Work order: If a line of the data below contains the string "body", copy it into your answer.

Given entries:
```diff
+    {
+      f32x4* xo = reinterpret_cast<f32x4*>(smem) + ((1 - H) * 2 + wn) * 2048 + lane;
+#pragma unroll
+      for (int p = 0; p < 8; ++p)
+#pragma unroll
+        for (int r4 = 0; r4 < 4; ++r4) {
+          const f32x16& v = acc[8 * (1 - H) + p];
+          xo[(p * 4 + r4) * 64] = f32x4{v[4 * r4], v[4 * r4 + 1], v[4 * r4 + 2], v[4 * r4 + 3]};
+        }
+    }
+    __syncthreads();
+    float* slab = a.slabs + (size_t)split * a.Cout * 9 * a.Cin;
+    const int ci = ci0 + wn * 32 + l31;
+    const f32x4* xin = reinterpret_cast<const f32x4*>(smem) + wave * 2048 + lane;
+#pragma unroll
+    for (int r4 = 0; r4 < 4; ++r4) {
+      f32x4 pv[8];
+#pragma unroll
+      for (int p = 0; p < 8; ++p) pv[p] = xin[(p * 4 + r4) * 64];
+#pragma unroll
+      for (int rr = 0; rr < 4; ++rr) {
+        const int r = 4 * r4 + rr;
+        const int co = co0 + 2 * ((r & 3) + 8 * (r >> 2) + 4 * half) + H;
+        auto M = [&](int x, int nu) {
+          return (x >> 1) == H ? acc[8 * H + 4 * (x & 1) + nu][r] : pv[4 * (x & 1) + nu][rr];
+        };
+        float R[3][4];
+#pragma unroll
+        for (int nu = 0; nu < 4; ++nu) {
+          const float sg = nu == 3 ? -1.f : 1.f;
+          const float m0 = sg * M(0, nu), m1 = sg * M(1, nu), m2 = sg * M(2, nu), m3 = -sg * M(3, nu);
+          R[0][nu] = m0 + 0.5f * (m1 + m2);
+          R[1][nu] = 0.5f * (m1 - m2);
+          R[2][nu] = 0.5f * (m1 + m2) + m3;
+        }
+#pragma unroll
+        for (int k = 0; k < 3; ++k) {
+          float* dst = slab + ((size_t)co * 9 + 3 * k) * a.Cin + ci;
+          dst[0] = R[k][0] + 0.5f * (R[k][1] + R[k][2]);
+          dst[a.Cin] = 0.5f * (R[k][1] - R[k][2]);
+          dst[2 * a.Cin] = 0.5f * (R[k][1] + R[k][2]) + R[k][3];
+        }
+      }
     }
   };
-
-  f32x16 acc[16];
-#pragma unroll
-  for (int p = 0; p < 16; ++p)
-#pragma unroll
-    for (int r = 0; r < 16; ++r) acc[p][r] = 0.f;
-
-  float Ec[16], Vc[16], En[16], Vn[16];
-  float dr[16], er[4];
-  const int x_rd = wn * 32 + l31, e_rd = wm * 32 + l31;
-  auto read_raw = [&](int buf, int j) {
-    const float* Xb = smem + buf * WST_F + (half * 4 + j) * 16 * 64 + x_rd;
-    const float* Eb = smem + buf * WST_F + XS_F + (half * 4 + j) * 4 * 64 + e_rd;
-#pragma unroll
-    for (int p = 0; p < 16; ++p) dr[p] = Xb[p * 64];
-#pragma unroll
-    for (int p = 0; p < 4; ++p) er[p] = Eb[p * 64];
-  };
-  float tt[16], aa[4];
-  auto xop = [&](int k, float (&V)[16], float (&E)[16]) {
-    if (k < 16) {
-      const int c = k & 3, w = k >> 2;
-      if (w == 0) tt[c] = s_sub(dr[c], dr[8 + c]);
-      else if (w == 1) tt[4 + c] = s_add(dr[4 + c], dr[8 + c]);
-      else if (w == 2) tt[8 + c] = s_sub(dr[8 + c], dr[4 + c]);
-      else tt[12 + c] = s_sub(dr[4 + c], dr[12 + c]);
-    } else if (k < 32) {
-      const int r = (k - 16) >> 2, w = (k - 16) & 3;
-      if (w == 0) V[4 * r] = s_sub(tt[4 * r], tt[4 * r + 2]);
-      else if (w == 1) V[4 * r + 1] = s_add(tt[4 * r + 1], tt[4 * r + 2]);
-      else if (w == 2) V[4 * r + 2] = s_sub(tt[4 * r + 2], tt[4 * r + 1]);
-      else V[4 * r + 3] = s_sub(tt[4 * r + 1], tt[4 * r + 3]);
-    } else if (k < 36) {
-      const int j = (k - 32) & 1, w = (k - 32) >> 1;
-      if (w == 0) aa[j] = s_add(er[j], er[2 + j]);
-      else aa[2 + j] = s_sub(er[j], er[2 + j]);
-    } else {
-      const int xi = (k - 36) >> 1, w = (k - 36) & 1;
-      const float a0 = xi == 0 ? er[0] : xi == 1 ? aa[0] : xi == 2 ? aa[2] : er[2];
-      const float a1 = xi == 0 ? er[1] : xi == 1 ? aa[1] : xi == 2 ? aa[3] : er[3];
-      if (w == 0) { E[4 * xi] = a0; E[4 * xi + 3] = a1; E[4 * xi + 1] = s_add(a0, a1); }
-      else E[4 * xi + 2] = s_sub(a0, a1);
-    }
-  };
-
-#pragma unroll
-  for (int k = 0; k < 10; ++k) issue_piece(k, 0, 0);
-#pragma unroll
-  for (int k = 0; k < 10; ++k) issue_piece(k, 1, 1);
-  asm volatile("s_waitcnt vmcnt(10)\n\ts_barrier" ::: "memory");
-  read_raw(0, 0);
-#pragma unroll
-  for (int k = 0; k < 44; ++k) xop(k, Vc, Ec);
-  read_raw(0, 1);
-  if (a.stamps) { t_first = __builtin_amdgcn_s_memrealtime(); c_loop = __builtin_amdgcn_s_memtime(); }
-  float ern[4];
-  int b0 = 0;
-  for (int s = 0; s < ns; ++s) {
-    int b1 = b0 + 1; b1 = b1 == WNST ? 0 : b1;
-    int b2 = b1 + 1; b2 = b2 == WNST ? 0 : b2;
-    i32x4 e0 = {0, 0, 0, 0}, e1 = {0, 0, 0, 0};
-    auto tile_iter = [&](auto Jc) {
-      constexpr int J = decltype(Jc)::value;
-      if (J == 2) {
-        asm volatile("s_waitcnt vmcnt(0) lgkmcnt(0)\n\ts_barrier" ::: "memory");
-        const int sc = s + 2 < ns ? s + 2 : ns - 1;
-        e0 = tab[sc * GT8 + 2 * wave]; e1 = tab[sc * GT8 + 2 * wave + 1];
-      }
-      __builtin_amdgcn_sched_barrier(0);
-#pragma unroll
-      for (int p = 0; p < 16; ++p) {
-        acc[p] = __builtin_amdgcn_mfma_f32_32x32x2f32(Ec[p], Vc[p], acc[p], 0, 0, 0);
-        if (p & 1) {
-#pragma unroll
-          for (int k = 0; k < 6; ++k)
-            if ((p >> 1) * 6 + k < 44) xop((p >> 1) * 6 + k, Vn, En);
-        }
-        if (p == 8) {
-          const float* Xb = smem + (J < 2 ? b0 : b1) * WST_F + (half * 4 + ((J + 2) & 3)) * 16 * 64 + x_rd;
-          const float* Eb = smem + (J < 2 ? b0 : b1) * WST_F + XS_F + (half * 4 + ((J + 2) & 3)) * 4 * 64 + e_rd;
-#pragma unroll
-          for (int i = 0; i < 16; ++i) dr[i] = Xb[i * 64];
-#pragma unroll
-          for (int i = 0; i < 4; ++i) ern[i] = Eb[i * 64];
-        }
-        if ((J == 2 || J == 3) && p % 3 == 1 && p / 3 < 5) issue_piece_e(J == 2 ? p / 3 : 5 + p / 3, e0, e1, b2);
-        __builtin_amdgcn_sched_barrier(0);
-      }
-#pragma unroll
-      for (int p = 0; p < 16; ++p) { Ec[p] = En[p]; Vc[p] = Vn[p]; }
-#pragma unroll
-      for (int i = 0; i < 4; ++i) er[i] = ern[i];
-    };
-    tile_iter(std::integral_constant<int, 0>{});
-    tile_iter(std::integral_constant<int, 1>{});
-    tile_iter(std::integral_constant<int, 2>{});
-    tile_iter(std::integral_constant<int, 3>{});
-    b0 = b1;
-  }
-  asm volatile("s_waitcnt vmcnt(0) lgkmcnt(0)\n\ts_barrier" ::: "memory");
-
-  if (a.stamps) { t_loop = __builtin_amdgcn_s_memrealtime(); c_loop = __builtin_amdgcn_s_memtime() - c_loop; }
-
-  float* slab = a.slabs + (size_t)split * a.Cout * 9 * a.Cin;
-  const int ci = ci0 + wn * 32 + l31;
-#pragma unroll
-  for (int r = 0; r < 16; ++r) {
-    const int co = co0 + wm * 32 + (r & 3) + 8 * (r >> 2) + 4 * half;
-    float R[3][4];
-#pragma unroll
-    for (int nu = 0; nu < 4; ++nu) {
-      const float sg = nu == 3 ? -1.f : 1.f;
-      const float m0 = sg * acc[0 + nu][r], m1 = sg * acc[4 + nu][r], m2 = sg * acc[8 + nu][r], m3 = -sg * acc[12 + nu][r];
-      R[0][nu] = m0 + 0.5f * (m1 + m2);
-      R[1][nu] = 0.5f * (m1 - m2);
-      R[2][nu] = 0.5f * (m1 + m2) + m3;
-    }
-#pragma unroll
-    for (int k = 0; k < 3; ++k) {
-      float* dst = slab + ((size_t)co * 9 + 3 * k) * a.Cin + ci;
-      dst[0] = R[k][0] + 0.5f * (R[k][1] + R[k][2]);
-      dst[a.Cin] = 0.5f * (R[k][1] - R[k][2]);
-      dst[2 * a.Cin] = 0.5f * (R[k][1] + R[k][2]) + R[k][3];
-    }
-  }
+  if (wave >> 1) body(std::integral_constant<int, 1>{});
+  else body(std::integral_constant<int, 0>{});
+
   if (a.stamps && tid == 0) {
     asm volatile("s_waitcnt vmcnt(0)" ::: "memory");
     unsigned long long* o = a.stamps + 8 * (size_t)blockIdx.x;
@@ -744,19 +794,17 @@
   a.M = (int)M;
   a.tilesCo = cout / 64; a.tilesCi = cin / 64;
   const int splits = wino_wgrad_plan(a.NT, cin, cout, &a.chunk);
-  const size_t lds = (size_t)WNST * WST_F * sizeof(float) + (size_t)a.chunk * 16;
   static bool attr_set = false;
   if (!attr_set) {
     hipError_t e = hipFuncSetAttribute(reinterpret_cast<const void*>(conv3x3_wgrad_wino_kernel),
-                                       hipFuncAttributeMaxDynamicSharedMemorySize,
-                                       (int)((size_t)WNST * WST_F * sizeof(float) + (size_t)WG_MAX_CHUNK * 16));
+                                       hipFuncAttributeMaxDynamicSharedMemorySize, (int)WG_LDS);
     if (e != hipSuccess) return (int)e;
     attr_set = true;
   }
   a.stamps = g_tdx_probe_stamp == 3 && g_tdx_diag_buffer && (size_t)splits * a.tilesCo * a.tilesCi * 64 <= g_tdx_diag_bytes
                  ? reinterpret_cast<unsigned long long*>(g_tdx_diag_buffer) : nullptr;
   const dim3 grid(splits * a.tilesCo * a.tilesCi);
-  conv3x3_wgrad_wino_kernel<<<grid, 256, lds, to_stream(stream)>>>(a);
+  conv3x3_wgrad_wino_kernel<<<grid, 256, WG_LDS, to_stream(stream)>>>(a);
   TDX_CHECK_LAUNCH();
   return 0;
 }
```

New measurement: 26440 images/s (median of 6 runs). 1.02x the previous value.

Output below:
+  if (wave >> 1) body(std::integral_constant<int, 1>{});
+  else body(std::integral_constant<int, 0>{});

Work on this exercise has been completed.